TASK DESCRIPTION » Where the records below show the word "kLevExact" in a line, please copy that line.

Items listed in a dataset

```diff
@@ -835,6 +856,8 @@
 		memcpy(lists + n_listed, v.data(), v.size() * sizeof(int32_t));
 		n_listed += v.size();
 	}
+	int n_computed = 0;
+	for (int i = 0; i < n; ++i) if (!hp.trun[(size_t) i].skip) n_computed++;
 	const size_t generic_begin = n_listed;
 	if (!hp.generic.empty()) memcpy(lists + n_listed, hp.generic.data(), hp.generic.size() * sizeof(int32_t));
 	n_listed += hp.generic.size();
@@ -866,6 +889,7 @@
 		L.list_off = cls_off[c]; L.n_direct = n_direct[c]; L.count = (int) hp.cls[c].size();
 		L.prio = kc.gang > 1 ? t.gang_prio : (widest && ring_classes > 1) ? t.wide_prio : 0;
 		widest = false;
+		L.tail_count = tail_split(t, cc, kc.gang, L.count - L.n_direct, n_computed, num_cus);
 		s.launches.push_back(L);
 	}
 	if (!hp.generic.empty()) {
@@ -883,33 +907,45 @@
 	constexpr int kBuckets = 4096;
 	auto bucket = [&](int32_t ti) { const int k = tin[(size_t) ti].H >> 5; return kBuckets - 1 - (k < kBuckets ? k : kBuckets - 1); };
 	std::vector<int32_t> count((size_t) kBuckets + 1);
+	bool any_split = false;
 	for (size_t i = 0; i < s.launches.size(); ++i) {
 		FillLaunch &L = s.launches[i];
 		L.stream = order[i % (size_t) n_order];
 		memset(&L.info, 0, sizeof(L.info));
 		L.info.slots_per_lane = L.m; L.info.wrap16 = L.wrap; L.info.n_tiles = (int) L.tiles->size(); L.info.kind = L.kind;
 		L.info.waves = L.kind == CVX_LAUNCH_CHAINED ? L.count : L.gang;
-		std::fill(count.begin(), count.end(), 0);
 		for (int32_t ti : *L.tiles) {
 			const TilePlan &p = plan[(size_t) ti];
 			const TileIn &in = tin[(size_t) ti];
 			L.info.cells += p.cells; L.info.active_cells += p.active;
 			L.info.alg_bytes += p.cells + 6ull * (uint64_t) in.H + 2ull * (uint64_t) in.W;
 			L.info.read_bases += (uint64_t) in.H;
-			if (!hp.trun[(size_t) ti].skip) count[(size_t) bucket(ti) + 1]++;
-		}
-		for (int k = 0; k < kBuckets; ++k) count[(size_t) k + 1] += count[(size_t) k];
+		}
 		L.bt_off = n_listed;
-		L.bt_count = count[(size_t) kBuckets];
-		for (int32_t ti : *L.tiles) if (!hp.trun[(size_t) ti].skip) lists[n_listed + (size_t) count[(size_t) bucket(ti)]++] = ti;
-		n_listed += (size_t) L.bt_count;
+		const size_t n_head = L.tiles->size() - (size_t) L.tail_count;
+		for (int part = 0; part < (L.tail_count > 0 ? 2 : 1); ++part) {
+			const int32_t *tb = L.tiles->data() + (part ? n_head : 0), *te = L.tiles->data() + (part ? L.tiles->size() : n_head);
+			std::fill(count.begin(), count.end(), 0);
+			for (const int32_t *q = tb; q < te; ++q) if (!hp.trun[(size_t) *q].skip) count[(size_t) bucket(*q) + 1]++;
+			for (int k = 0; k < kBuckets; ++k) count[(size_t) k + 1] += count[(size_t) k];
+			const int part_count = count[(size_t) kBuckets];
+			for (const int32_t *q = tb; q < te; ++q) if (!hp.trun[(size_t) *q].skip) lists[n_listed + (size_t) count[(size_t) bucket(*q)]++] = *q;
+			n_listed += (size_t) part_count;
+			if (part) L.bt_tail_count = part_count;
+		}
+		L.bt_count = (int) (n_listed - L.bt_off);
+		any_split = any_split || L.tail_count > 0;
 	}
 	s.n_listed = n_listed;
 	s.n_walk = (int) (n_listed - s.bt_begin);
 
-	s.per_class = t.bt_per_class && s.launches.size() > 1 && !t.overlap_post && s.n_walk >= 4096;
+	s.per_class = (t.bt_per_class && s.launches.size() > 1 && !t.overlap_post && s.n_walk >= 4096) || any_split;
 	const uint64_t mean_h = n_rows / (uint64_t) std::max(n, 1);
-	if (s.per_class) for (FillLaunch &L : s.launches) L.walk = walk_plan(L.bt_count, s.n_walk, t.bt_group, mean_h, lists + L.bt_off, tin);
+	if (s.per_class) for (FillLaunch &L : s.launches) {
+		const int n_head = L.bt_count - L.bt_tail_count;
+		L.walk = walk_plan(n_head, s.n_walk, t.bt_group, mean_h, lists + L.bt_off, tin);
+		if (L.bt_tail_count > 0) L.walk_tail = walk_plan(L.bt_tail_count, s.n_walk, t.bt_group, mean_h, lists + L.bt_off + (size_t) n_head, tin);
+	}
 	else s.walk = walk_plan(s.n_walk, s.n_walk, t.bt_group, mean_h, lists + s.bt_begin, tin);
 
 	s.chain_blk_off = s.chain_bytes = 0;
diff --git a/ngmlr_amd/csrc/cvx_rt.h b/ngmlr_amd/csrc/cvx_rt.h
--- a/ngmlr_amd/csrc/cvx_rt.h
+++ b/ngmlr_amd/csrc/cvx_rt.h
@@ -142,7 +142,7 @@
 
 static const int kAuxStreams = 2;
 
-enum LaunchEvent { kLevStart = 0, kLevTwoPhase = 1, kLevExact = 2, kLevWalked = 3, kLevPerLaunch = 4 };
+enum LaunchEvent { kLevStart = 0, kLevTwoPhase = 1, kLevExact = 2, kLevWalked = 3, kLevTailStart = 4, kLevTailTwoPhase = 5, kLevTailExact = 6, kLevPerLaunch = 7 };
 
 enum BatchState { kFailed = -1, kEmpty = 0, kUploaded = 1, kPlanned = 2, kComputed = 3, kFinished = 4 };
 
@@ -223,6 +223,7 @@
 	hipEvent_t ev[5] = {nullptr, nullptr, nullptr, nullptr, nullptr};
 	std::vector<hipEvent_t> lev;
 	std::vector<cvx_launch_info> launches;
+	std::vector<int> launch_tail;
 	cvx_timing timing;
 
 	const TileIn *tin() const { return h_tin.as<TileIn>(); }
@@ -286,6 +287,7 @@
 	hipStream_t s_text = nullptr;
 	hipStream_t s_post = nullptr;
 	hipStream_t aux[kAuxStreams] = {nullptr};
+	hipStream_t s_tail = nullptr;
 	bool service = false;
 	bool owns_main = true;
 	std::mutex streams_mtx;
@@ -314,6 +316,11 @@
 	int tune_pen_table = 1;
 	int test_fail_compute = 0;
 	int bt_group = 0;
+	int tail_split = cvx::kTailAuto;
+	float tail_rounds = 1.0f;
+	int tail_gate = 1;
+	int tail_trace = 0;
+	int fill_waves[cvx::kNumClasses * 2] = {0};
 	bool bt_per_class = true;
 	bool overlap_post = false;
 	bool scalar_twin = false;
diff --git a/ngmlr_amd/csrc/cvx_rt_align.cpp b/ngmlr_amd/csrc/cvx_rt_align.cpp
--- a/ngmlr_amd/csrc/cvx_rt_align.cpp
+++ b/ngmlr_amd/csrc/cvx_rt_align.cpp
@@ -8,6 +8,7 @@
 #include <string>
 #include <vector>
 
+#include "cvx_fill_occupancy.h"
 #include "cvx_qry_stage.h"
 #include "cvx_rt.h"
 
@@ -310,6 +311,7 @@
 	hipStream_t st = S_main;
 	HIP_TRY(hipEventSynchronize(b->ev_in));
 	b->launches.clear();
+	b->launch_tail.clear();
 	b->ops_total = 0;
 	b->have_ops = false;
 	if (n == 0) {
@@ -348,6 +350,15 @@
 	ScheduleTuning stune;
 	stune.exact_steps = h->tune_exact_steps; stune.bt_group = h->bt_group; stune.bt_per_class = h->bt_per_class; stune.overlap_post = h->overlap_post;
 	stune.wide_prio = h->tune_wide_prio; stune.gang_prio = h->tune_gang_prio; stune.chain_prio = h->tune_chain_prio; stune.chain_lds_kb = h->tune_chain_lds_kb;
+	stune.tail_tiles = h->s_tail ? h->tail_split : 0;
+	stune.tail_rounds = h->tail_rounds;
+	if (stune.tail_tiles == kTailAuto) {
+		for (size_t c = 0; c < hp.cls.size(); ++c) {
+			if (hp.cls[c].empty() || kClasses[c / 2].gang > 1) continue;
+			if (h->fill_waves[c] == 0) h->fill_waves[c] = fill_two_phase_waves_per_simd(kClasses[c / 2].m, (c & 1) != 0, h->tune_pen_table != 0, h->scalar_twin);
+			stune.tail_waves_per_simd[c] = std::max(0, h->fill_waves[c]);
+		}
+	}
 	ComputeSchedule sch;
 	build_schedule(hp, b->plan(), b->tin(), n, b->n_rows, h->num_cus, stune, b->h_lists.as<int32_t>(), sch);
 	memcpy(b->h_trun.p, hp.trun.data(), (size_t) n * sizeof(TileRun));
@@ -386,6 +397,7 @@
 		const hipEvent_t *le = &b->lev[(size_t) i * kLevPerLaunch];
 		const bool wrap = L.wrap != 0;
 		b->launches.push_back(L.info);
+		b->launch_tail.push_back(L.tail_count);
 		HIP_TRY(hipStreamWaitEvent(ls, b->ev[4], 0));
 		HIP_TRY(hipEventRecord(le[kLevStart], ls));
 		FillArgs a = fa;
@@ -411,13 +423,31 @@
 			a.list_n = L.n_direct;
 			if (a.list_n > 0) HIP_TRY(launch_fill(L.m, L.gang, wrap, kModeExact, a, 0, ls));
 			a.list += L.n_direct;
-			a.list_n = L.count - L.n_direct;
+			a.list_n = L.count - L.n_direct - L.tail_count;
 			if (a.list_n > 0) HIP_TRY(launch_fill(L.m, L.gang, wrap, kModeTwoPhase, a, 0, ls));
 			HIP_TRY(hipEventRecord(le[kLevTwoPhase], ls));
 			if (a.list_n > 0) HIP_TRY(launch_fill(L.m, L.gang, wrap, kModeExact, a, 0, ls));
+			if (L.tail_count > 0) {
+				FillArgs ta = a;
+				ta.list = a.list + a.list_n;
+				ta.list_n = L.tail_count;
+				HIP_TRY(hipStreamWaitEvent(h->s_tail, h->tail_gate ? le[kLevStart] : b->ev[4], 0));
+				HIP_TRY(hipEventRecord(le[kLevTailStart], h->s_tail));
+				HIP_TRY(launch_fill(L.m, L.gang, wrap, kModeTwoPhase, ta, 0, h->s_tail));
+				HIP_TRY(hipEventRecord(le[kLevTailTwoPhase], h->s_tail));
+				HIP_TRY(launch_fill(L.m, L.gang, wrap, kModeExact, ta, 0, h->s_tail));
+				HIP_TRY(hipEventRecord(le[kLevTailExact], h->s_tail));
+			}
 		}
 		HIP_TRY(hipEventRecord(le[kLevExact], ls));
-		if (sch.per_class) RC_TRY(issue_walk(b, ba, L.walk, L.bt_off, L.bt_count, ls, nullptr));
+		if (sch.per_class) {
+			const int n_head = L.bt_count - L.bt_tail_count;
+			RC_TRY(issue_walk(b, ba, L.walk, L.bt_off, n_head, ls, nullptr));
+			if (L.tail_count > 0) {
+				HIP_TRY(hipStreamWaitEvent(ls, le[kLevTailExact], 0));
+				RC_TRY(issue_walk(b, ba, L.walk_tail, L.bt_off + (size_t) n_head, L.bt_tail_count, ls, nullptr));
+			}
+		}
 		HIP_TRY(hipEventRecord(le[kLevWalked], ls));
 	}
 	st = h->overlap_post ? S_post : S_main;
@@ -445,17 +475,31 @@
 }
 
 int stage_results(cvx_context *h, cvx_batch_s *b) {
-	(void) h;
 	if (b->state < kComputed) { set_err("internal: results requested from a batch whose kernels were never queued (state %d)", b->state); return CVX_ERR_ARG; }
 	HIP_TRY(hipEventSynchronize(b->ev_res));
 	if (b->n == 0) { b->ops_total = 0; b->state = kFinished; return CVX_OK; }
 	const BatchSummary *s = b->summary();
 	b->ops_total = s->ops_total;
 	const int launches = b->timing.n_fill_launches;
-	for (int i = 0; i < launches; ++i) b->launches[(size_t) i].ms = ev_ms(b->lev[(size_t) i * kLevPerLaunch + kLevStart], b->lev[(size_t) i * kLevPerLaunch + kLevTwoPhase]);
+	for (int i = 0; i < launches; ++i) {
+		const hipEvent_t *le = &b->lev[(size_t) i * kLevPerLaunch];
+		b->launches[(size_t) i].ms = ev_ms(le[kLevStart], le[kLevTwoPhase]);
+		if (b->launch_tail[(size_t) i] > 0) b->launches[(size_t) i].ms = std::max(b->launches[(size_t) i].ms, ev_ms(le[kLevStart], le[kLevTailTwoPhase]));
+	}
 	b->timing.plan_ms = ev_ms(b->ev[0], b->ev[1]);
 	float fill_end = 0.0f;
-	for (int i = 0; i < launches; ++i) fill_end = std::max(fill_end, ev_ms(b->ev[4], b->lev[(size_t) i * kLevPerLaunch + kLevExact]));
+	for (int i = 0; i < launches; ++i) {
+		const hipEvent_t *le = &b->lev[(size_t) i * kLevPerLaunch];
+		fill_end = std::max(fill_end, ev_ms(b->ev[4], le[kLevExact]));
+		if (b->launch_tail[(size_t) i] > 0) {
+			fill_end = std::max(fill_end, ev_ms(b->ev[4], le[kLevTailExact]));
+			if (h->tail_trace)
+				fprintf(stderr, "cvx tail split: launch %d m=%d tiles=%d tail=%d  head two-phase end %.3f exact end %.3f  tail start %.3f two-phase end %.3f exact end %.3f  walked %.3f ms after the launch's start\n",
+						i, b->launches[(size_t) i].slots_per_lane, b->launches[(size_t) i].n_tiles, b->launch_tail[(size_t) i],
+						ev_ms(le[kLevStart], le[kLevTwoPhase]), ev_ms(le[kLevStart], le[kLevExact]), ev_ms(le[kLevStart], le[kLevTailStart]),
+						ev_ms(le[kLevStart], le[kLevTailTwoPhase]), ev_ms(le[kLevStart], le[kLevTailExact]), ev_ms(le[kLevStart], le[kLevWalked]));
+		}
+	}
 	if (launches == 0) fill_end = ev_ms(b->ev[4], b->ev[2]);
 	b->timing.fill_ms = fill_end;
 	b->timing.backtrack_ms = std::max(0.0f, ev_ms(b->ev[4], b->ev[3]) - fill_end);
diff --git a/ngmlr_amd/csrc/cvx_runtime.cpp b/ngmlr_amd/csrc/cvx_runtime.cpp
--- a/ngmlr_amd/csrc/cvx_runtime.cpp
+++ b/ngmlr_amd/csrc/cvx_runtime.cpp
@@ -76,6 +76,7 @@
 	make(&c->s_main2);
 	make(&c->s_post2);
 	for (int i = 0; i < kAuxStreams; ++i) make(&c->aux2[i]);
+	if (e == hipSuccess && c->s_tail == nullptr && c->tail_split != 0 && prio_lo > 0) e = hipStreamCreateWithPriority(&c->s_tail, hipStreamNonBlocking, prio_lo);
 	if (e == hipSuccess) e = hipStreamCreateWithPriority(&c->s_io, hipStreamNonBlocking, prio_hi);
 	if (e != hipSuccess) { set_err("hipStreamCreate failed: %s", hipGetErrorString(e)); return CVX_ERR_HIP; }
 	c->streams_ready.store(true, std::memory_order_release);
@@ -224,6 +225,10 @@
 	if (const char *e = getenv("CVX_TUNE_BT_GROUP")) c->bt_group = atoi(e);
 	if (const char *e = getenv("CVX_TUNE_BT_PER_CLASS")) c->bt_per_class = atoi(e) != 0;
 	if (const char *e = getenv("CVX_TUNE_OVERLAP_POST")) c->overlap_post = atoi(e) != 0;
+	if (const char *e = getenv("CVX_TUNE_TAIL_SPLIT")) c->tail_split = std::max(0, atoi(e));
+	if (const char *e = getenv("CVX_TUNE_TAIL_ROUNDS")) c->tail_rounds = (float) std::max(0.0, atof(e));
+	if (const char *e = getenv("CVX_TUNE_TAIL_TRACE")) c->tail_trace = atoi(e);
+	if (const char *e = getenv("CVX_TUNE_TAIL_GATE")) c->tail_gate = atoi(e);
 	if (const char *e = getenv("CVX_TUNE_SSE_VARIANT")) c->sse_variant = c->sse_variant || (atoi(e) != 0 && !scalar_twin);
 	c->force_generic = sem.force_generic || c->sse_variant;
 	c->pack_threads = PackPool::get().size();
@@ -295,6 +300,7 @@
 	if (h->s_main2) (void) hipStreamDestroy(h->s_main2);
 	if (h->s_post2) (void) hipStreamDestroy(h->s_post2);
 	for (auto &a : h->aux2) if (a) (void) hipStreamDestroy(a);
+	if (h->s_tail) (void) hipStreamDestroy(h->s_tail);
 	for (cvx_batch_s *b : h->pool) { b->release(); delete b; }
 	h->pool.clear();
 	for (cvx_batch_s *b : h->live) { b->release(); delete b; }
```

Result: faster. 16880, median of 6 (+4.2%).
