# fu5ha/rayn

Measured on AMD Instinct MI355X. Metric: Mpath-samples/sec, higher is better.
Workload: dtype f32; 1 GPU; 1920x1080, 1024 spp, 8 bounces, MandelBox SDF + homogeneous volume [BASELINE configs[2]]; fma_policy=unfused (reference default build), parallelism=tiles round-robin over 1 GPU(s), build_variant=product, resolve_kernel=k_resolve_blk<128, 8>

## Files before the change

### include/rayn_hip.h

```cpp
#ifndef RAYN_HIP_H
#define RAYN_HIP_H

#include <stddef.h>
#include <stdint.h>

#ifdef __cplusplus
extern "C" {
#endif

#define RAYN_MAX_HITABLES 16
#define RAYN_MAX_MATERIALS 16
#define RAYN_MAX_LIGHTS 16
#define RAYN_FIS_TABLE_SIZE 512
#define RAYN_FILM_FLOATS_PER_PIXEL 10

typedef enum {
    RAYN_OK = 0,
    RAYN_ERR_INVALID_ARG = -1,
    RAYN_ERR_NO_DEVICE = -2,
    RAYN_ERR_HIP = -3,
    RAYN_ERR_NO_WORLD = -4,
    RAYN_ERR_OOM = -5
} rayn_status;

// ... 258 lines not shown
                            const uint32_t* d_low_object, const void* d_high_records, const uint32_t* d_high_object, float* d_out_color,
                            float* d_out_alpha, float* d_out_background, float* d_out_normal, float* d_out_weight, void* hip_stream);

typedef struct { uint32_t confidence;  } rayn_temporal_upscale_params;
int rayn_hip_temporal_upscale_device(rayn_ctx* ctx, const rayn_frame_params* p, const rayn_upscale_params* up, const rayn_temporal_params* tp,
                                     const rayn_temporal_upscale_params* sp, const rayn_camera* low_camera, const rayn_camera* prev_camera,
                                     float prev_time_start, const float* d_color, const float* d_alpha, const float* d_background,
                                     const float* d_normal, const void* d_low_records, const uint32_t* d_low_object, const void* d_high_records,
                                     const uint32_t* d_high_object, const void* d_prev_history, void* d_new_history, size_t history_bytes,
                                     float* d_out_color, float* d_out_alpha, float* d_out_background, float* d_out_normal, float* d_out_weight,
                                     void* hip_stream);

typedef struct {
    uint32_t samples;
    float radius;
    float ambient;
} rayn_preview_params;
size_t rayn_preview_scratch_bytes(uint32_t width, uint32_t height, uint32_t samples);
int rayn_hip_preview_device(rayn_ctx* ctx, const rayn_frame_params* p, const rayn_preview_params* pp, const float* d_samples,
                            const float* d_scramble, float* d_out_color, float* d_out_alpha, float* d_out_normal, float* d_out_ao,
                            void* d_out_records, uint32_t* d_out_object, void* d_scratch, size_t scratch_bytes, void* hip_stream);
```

SOLUTION »
-enum LaunchEvent { kLevStart = 0, kLevTwoPhase = 1, kLevExact = 2, kLevWalked = 3, kLevPerLaunch = 4 };
+enum LaunchEvent { kLevStart = 0, kLevTwoPhase = 1, kLevExact = 2, kLevWalked = 3, kLevTailStart = 4, kLevTailTwoPhase = 5, kLevTailExact = 6, kLevPerLaunch = 7 };
 		HIP_TRY(hipEventRecord(le[kLevExact], ls));
-	for (int i = 0; i < launches; ++i) fill_end = std::max(fill_end, ev_ms(b->ev[4], b->lev[(size_t) i * kLevPerLaunch + kLevExact]));
+		fill_end = std::max(fill_end, ev_ms(b->ev[4], le[kLevExact]));
+						ev_ms(le[kLevStart], le[kLevTwoPhase]), ev_ms(le[kLevStart], le[kLevExact]), ev_ms(le[kLevStart], le[kLevTailStart]),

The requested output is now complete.